■ DATA EXTRACTS ■
--- START ---
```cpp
constexpr int kBinTile = 16;
template <int G, int W>
__global__ __launch_bounds__(G * W * kWave, W == 1 ? 1 : 3)
void bin_eval_kernel(SweepArgs a, BinSweepPtrs q, unsigned seq, BinFinish f) {
    using LB = LorentzBins;
    constexpr int kThreads = G * W * kWave;
    static_assert(W > 1 || kThreads == kBlock, "W = 1 is the workgroup of four groups");
    static_assert((G * W) % 4 == 0, "whole wavefronts for every SIMD of the CU (plan_bin_eval_waves)");
    static_assert(LB::kMaxBins <= 2 * kWave && kWave % kBinTile == 0, "two ballots name the occupied bins");
    const int lane = threadIdx.x & (kWave - 1);
    const int wave = __builtin_amdgcn_readfirstlane((int)threadIdx.x / kWave);
    const int grp = wave % G, wid = wave / G;
    double* term = nullptr;
    if constexpr (W == 1) {
        if (sweep_aborted(a.abort)) return;
    } else {
        __shared__ double terms[G * 2 * kBinTile * kWave];
        __shared__ int stop;
        term = terms + grp * (2 * kBinTile * kWave);
        if (threadIdx.x == 0) stop = sweep_aborted(a.abort);
        __syncthreads();
        if (stop) return;
    }
    const int64_t s = ((int64_t)blockIdx.x * G + grp) * kWave + lane;
    const bool refused = bin_keep_refused(q) || (q.reuse && q.keep->mismatch == q.call);
    const int nbins = refused ? 0 : __builtin_amdgcn_readfirstlane(q.plan->nbins);
    double S1 = __builtin_nan(""), S2 = __builtin_nan("");
    if (nbins > 0) {
        double tau;
        Lorentz<1>::prep_setting(a.settings + (s < a.ns ? s : a.ns - 1), a.m, &tau);
        const double origin = q.plan->origin;
        const double* __restrict__ coef = q.coef;
        const int* __restrict__ start = q.binstart;
        const bool here0 = lane < nbins && start[lane + 1] != start[lane];
        const bool here1 = kWave + lane < nbins && start[kWave + lane + 1] != start[kWave + lane];
        const uint64_t occ0 = __ballot(here0), occ1 = __ballot(here1);
        uint64_t own0 = occ0, own1 = occ1;
        double c1col[2] = {0.0, 0.0}, c2col[2] = {0.0, 0.0};
        if constexpr (W > 1) {
            uint64_t mine = 0;
            for (int t = wid; t < kBinTile; t += W) mine |= (uint64_t)1 << t;
            mine |= mine << 16;
            mine |= mine << 32;
            own0 &= mine;
            own1 &= mine;
            if (wid == 0) {
                if (here0) {
                    c1col[0] = coef[lane * LB::kRow + 3 * LB::kOrder];
                    c2col[0] = coef[lane * LB::kRow + 3 * LB::kOrder + 1];
                }
                if (here1) {
                    c1col[1] = coef[(kWave + lane) * LB::kRow + 3 * LB::kOrder];
                    c2col[1] = coef[(kWave + lane) * LB::kRow + 3 * LB::kOrder + 1];
                }
            }
        }
        auto next_bin = [&]() {
            int b = -1;
            if (own0) {
                b = __builtin_ctzll(own0);
                own0 &= own0 - 1;
            } else if (own1) {
                b = kWave + __builtin_ctzll(own1);
                own1 &= own1 - 1;
            }
            return b;
        };
        double a1 = 0.0, a2 = 0.0, C1 = 0.0, C2 = 0.0;
        int tile = 0;
        auto close_tile = [&]() {
            __syncthreads();
            if (wid == 0) {
                const int half = tile * kBinTile / kWave;
                const uint64_t occ = half ? occ1 : occ0;
                for (int t = 0; t < kBinTile; ++t) {
                    const int l = (tile * kBinTile + t) & (kWave - 1);
                    if (!((occ >> l) & 1)) continue;
                    a1 += term[t * kWave + lane];
                    a2 += term[(kBinTile + t) * kWave + lane];
                    C1 += readlane_f64(half ? c1col[1] : c1col[0], l);
                    C2 += readlane_f64(half ? c2col[1] : c2col[0], l);
                }
            }
            __syncthreads();
            ++tile;
        };
        auto evaluate = [&](const LB::LaneRow& row, int b) {
            double t1, t2;
            if constexpr (W == 1) {
                LB::evaluate(row, LB::centre(origin, b) - tau, t1, t2);
                a1 += t1;
                a2 += t2;
                LB::add_constants(row, C1, C2);
            } else {
                while (tile < b / kBinTile) close_tile();
                LB::evaluate(row, LB::centre(origin, b) - tau, t1, t2);
                term[(b % kBinTile) * kWave + lane] = t1;
                term[(kBinTile + b % kBinTile) * kWave + lane] = t2;
            }
        };
        LB::LaneRow row0, row1;
        int b0 = next_bin();
        if (b0 >= 0) {
            LB::load_row(coef + b0 * LB::kRow, lane, row0);
            for (;;) {
                const int b1 = next_bin();
                LB::load_row(coef + (b1 >= 0 ? b1 : b0) * LB::kRow, lane, row1);
                evaluate(row0, b0);
                if (b1 < 0) break;
                b0 = next_bin();
                LB::load_row(coef + (b0 >= 0 ? b0 : b1) * LB::kRow, lane, row0);
                evaluate(row1, b1);
                if (b0 < 0) break;
            }
        }
        if constexpr (W > 1)
            while (tile < (nbins + kBinTile - 1) / kBinTile) close_tile();
        S1 = a1 + C1;
        S2 = a2 + C2;
    }
    if (blockIdx.x == 0 && threadIdx.x == 0) *q.ran = seq;
    if (W > 1 && wid != 0) return;
    if (!f.yvar) {
        if (s >= a.ns) return;
        a.part1[s] = S1;
        a.part2[s] = S2;
        a.cs_out[s] = 0.0;
        return;
    }
    const int64_t group = (int64_t)blockIdx.x * G + grp;
    if (group * kWave >= a.ns) return;
    double kappa = 0.0;
    Best best{-INFINITY, INT64_MAX};
    if (s < a.ns) {
        const double var = variance_of_moments(0.0 + S1, 0.0 + S2, f.full_mode ? a.moments[0] : 1.0, 0.0, kappa);
        f.yvar[s] = var;
        const double u = utility_of(&var, 1, 1, s, f.ua);
        f.utility[s] = u;
        best = Best{u, s};
    }
    wave_best(best, kappa);
    if (lane == 0) {
        f.bv[group] = best.v;
        f.bi[group] = best.i;
        f.bk[group] = kappa;
    }
}

struct BinForm {
    bool on = false;
    BinSweepPtrs q{};
    BinRecords r{};

    static bool selected(const obe_model& m, int flags, int64_t ns, const int64_t* d_draw_idx, int64_t n_draws,
                         int64_t nd) {
        return (flags & OBE_SWEEP_BINS) && nd <= ((int64_t)1 << 30) && expansion_applies(m, flags, ns, d_draw_idx, n_draws);
    }
    void carve(double* base, double* packed, int64_t nd, const obe_model& m, int flags, const int64_t* d_draw_idx,
               void* d_keep, int64_t keep_bytes) {
        using BL = BinLayout;
        q.plan = reinterpret_cast<BinPlan*>(base + BL::kPlan);
        q.ran = reinterpret_cast<unsigned*>(base + BL::kRan);
        q.binstart = reinterpret_cast<int*>(base + BL::kStarts);
        q.itemstart = q.binstart + LorentzBins::kMaxBins + 2;
        q.minmax = base + BL::kMinmax;
        q.totals = reinterpret_cast<int*>(base + BL::kTotals);
        q.counts = reinterpret_cast<int*>(base + BL::kCounts);
        q.coef = base + BL::kCoef;
        q.part = base + BL::kPart;
        q.sorted = base + BL::sorted(nd);
        q.code = reinterpret_cast<int*>(packed);
        if (d_keep && !d_draw_idx && keep_bytes >= BinKeepLayout::bytes(nd)) {
            static std::atomic<unsigned> calls{0};
            int* ints = static_cast<int*>(d_keep);
            q.keep = static_cast<BinKeep*>(d_keep);
            q.plan = &q.keep->plan;
            q.binstart = ints + BinKeepLayout::kStarts;
            q.itemstart = q.binstart + LorentzBins::kMaxBins + 2;
            q.dest = ints + BinKeepLayout::kDest;
            q.code = q.dest;
            q.reuse = (flags & OBE_SWEEP_BINS_KEPT) != 0;
            q.keep_nd = static_cast<int>(nd);
            memcpy(&q.keep_dbits, &m.consts[0], sizeof q.keep_dbits);
            q.call = ++calls;
            if (q.call == 0u) q.call = ++calls;
            if (keep_bytes >= BinKeepLayout::records_bytes(nd)) {
                char* bytes = static_cast<char*>(d_keep);
                r.rec = reinterpret_cast<double*>(bytes + BinKeepLayout::records_at(nd));
                r.sw = reinterpret_cast<double*>(bytes + BinKeepLayout::sw_at(nd));
            }
        }
    }
    int before(const SweepArgs& a, hipStream_t st) const {
        if (!q.reuse) return 0;
        if (r.rec) {
            const int64_t per = plan_bin_units(a.nd).per * (kBlock / kWave);
            bin_refresh_kernel<<<(unsigned)((a.nd + per - 1) / per), kBlock, 0, st>>>(a, q, r, per);
            OBE_CHECK_LAUNCH("bin_refresh_kernel");
            return 0;
        }
        bin_scatter_pack_kernel<<<stream_blocks(a.nd, kBlock), kBlock, 0, st>>>(a, q);
        OBE_CHECK_LAUNCH("bin_scatter_pack_kernel");
        return 0;
    }
    int sweep(SweepPlan& p, const SweepArgs& a, unsigned seq, const BinFinish& f, hipStream_t st) const {
        using LB = LorentzBins;
        if (!q.reuse) {
            const BinUnits units = plan_bin_units(a.nd);
            const int mm_blocks = static_cast<int>(std::min<int64_t>(kBinMinmaxBlocks, (a.nd + kBlock - 1) / kBlock));
            bin_minmax_kernel<<<mm_blocks, kBlock, 0, st>>>(a, q);
            OBE_CHECK_LAUNCH("bin_minmax_kernel");
            const unsigned group_blocks = (unsigned)((units.nunits + kBlock / kWave - 1) / (kBlock / kWave));
            bin_group_kernel<false><<<group_blocks, kBlock, 0, st>>>(a, units.per, units.nunits, mm_blocks, q, r);
            OBE_CHECK_LAUNCH("bin_group_kernel<count>");
            bin_scan_kernel<<<LB::kMaxBins, kBlock, 0, st>>>(units.nunits, q, a.abort);
            OBE_CHECK_LAUNCH("bin_scan_kernel");
            if (r.rec)
                bin_group_kernel<true, true><<<group_blocks, kBlock, 0, st>>>(a, units.per, units.nunits, mm_blocks, q, r);
            else
                bin_group_kernel<true><<<group_blocks, kBlock, 0, st>>>(a, units.per, units.nunits, mm_blocks, q, r);
            OBE_CHECK_LAUNCH("bin_group_kernel<scatter>");
        }
        if (r.rec) {
            BinRecords rr = r;
            rr.bbar = a.moments + 4;
            bin_moments_kernel<true><<<(unsigned)bin_max_items(a.nd), kWave, 0, st>>>(q, a.abort, rr);
        } else {
            bin_moments_kernel<false><<<(unsigned)bin_max_items(a.nd), kWave, 0, st>>>(q, a.abort, r);
        }
        OBE_CHECK_LAUNCH("bin_moments_kernel");
        bin_fold_kernel<<<2 * LB::kMaxBins, kBinFoldGroups * kWave, 0, st>>>(q, a.abort);
        OBE_CHECK_LAUNCH("bin_fold_kernel");
        p.nchunks = 1;
        const unsigned groups = (unsigned)((a.ns + kWave - 1) / kWave);
        switch (plan_bin_eval_waves(a.ns)) {
            case 8: bin_eval_kernel<1, 8><<<groups, 8 * kWave, 0, st>>>(a, q, seq, f); break;
            case 6: bin_eval_kernel<2, 6><<<(groups + 1) / 2, 12 * kWave, 0, st>>>(a, q, seq, f); break;
            case 3: bin_eval_kernel<4, 3><<<(groups + 3) / 4, 12 * kWave, 0, st>>>(a, q, seq, f); break;
            default: bin_eval_kernel<4, 1><<<(groups + 3) / 4, kBlock, 0, st>>>(a, q, seq, f);
        }
        OBE_CHECK_LAUNCH("bin_eval_kernel");
        return 0;
    }
};
#endif

}
```

Baseline: 624400 billion model-evals/s.

## Gather weights by source index in moments kernel instead of refreshing sqrt-weight array

The kept sorted records now store each draw's source index instead of a precomputed sqrt(weight). The moments kernel gathers the current weight through that index and takes the square root inline, with the next index prefetched one step ahead. This removes the per-cycle refresh kernel that rewrote the sqrt-weight array through a scatter. A host-side hint table records which keep buffers hold valid records, so the validating scatter kernel only launches when that is unknown. In exchange, the weight reads become random gathers, and a host mutex is added.

```diff
diff --git a/optbayesexpt_amd/csrc/obe_sweep_bins.h b/optbayesexpt_amd/csrc/obe_sweep_bins.h
--- a/optbayesexpt_amd/csrc/obe_sweep_bins.h
+++ b/optbayesexpt_amd/csrc/obe_sweep_bins.h
@@ -1,4 +1,6 @@
 #pragma once
+#include <mutex>
+
 #include "obe_sweep_common.h"
 
 namespace obe {
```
--- END ---
■ WORK TO BE COMPLETED ■
Every line above that carries the string "terms" should be copied.

■ COMPLETED TASK ■
        __shared__ double terms[G * 2 * kBinTile * kWave];
        term = terms + grp * (2 * kBinTile * kWave);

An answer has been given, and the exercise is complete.